_WORK REQUEST:_
Write the data out again, exactly as given.

_PROVIDED MATERIAL:_
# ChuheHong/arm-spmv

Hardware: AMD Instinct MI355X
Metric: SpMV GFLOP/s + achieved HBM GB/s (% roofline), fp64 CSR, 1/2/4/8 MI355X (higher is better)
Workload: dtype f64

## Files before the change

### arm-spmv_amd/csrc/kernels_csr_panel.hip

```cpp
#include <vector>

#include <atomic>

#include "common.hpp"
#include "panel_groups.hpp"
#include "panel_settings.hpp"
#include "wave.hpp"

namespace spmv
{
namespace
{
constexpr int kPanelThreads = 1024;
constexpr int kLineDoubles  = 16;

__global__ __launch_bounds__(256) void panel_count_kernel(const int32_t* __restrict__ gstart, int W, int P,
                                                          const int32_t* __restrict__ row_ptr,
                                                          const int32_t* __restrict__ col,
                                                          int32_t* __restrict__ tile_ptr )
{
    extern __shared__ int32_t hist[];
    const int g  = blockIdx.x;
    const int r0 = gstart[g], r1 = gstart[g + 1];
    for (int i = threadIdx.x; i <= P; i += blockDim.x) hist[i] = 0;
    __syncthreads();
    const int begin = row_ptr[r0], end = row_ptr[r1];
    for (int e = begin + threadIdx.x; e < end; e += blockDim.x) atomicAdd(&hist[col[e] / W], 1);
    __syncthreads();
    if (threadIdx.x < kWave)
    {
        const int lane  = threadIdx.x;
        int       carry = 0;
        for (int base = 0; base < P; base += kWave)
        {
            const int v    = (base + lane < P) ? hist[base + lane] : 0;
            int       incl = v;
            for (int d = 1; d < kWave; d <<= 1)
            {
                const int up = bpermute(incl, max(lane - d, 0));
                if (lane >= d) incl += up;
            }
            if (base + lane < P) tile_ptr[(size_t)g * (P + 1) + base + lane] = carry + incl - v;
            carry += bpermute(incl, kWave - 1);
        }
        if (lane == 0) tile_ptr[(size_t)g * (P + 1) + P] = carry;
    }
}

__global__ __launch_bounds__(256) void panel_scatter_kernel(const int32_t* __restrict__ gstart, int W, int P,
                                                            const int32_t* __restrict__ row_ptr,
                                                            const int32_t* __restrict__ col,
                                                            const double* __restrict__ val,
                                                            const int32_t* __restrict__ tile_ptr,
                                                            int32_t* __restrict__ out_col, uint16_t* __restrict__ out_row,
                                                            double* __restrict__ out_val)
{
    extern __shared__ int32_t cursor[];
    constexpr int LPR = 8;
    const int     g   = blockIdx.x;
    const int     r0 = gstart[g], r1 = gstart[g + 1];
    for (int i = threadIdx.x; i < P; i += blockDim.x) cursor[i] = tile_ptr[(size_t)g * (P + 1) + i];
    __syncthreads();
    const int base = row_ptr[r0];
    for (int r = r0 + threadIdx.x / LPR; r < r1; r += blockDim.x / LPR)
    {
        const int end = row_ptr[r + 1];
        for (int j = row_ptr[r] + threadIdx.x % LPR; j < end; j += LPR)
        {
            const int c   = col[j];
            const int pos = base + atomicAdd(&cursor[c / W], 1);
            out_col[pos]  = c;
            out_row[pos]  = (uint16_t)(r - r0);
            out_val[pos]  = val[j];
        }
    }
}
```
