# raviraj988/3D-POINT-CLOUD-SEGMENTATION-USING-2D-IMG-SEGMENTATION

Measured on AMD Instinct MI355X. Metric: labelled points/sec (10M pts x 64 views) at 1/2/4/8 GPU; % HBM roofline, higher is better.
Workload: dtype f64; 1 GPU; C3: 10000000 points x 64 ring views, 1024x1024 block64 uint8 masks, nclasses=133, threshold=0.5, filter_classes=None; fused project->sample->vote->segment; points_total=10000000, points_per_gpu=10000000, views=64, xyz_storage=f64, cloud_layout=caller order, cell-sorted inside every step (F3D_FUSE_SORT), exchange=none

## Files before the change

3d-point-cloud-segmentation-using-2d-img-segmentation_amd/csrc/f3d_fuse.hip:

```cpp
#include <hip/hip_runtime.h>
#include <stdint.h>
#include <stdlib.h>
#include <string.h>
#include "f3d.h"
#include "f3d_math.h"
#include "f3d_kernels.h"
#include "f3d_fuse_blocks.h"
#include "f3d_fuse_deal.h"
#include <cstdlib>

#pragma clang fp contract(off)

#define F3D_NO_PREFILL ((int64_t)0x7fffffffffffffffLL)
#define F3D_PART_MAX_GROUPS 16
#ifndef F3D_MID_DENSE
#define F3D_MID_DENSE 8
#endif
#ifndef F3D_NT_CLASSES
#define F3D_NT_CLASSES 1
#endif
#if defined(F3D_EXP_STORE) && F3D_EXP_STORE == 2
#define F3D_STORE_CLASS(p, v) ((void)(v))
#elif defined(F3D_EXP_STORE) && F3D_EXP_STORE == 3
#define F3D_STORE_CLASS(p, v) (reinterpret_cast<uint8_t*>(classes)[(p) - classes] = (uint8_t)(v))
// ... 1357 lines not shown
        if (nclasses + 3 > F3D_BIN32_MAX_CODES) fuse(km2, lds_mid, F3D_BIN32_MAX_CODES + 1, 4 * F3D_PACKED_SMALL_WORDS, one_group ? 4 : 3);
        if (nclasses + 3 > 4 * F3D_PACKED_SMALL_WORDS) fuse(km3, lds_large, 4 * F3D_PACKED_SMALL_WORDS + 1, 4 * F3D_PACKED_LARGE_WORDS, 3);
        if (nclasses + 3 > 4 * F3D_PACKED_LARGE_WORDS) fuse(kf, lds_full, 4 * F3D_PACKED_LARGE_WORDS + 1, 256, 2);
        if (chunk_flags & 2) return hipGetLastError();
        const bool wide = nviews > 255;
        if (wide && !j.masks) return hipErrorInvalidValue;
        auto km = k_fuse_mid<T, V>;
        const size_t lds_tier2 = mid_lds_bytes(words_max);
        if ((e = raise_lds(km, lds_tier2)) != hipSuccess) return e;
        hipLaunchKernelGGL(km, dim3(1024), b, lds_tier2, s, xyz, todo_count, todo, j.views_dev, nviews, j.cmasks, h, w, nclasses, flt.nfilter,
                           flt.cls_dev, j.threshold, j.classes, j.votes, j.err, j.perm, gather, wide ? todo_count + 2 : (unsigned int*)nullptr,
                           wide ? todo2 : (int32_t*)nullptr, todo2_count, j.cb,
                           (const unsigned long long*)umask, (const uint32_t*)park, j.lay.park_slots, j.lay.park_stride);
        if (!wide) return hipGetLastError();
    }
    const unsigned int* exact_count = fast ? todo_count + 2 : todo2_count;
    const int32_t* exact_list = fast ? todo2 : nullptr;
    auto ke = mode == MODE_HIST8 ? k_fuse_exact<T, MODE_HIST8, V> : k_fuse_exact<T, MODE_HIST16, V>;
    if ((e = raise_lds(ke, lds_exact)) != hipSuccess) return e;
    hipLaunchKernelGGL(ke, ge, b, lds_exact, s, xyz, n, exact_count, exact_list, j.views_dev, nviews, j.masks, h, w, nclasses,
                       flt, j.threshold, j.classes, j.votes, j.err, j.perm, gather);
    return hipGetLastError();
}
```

_WRITTEN RESPONSE:_
# ChuheHong/arm-spmv

Hardware: AMD Instinct MI355X
Metric: SpMV GFLOP/s + achieved HBM GB/s (% roofline), fp64 CSR, 1/2/4/8 MI355X (higher is better)
Workload: dtype f64

## Files before the change

### arm-spmv_amd/csrc/kernels_csr_panel.hip

```cpp
#include <vector>

#include <atomic>

#include "common.hpp"
#include "panel_groups.hpp"
#include "panel_settings.hpp"
#include "wave.hpp"

namespace spmv
{
namespace
{
constexpr int kPanelThreads = 1024;
constexpr int kLineDoubles  = 16;

__global__ __launch_bounds__(256) void panel_count_kernel(const int32_t* __restrict__ gstart, int W, int P,
                                                          const int32_t* __restrict__ row_ptr,
                                                          const int32_t* __restrict__ col,
                                                          int32_t* __restrict__ tile_ptr )
{
    extern __shared__ int32_t hist[];
    const int g  = blockIdx.x;
    const int r0 = gstart[g], r1 = gstart[g + 1];
    for (int i = threadIdx.x; i <= P; i += blockDim.x) hist[i] = 0;
    __syncthreads();
    const int begin = row_ptr[r0], end = row_ptr[r1];
    for (int e = begin + threadIdx.x; e < end; e += blockDim.x) atomicAdd(&hist[col[e] / W], 1);
    __syncthreads();
    if (threadIdx.x < kWave)
    {
        const int lane  = threadIdx.x;
        int       carry = 0;
        for (int base = 0; base < P; base += kWave)
        {
            const int v    = (base + lane < P) ? hist[base + lane] : 0;
            int       incl = v;
            for (int d = 1; d < kWave; d <<= 1)
            {
                const int up = bpermute(incl, max(lane - d, 0));
                if (lane >= d) incl += up;
            }
            if (base + lane < P) tile_ptr[(size_t)g * (P + 1) + base + lane] = carry + incl - v;
            carry += bpermute(incl, kWave - 1);
        }
        if (lane == 0) tile_ptr[(size_t)g * (P + 1) + P] = carry;
    }
}

__global__ __launch_bounds__(256) void panel_scatter_kernel(const int32_t* __restrict__ gstart, int W, int P,
                                                            const int32_t* __restrict__ row_ptr,
                                                            const int32_t* __restrict__ col,
                                                            const double* __restrict__ val,
                                                            const int32_t* __restrict__ tile_ptr,
                                                            int32_t* __restrict__ out_col, uint16_t* __restrict__ out_row,
                                                            double* __restrict__ out_val)
{
    extern __shared__ int32_t cursor[];
    constexpr int LPR = 8;
    const int     g   = blockIdx.x;
    const int     r0 = gstart[g], r1 = gstart[g + 1];
    for (int i = threadIdx.x; i < P; i += blockDim.x) cursor[i] = tile_ptr[(size_t)g * (P + 1) + i];
    __syncthreads();
    const int base = row_ptr[r0];
    for (int r = r0 + threadIdx.x / LPR; r < r1; r += blockDim.x / LPR)
    {
        const int end = row_ptr[r + 1];
        for (int j = row_ptr[r] + threadIdx.x % LPR; j < end; j += LPR)
        {
            const int c   = col[j];
            const int pos = base + atomicAdd(&cursor[c / W], 1);
            out_col[pos]  = c;
            out_row[pos]  = (uint16_t)(r - r0);
            out_val[pos]  = val[j];
        }
    }
}
```
# raviraj988/3D-POINT-CLOUD-SEGMENTATION-USING-2D-IMG-SEGMENTATION

Measured on AMD Instinct MI355X. Metric: labelled points/sec (10M pts x 64 views) at 1/2/4/8 GPU; % HBM roofline, higher is better.
Workload: dtype f64; 1 GPU; C3: 10000000 points x 64 ring views, 1024x1024 block64 uint8 masks, nclasses=133, threshold=0.5, filter_classes=None; fused project->sample->vote->segment; points_total=10000000, points_per_gpu=10000000, views=64, xyz_storage=f64, cloud_layout=caller order, cell-sorted inside every step (F3D_FUSE_SORT), exchange=none

## Files before the change

3d-point-cloud-segmentation-using-2d-img-segmentation_amd/csrc/f3d_fuse.hip:

```cpp
#include <hip/hip_runtime.h>
#include <stdint.h>
#include <stdlib.h>
#include <string.h>
#include "f3d.h"
#include "f3d_math.h"
#include "f3d_kernels.h"
#include "f3d_fuse_blocks.h"
#include "f3d_fuse_deal.h"
#include <cstdlib>

#pragma clang fp contract(off)

#define F3D_NO_PREFILL ((int64_t)0x7fffffffffffffffLL)
#define F3D_PART_MAX_GROUPS 16
#ifndef F3D_MID_DENSE
#define F3D_MID_DENSE 8
#endif
#ifndef F3D_NT_CLASSES
#define F3D_NT_CLASSES 1
#endif
#if defined(F3D_EXP_STORE) && F3D_EXP_STORE == 2
#define F3D_STORE_CLASS(p, v) ((void)(v))
#elif defined(F3D_EXP_STORE) && F3D_EXP_STORE == 3
#define F3D_STORE_CLASS(p, v) (reinterpret_cast<uint8_t*>(classes)[(p) - classes] = (uint8_t)(v))
// ... 1357 lines not shown
        if (nclasses + 3 > F3D_BIN32_MAX_CODES) fuse(km2, lds_mid, F3D_BIN32_MAX_CODES + 1, 4 * F3D_PACKED_SMALL_WORDS, one_group ? 4 : 3);
        if (nclasses + 3 > 4 * F3D_PACKED_SMALL_WORDS) fuse(km3, lds_large, 4 * F3D_PACKED_SMALL_WORDS + 1, 4 * F3D_PACKED_LARGE_WORDS, 3);
        if (nclasses + 3 > 4 * F3D_PACKED_LARGE_WORDS) fuse(kf, lds_full, 4 * F3D_PACKED_LARGE_WORDS + 1, 256, 2);
        if (chunk_flags & 2) return hipGetLastError();
        const bool wide = nviews > 255;
        if (wide && !j.masks) return hipErrorInvalidValue;
        auto km = k_fuse_mid<T, V>;
        const size_t lds_tier2 = mid_lds_bytes(words_max);
        if ((e = raise_lds(km, lds_tier2)) != hipSuccess) return e;
        hipLaunchKernelGGL(km, dim3(1024), b, lds_tier2, s, xyz, todo_count, todo, j.views_dev, nviews, j.cmasks, h, w, nclasses, flt.nfilter,
                           flt.cls_dev, j.threshold, j.classes, j.votes, j.err, j.perm, gather, wide ? todo_count + 2 : (unsigned int*)nullptr,
                           wide ? todo2 : (int32_t*)nullptr, todo2_count, j.cb,
                           (const unsigned long long*)umask, (const uint32_t*)park, j.lay.park_slots, j.lay.park_stride);
        if (!wide) return hipGetLastError();
    }
    const unsigned int* exact_count = fast ? todo_count + 2 : todo2_count;
    const int32_t* exact_list = fast ? todo2 : nullptr;
    auto ke = mode == MODE_HIST8 ? k_fuse_exact<T, MODE_HIST8, V> : k_fuse_exact<T, MODE_HIST16, V>;
    if ((e = raise_lds(ke, lds_exact)) != hipSuccess) return e;
    hipLaunchKernelGGL(ke, ge, b, lds_exact, s, xyz, n, exact_count, exact_list, j.views_dev, nviews, j.masks, h, w, nclasses,
                       flt, j.threshold, j.classes, j.votes, j.err, j.perm, gather);
    return hipGetLastError();
}
```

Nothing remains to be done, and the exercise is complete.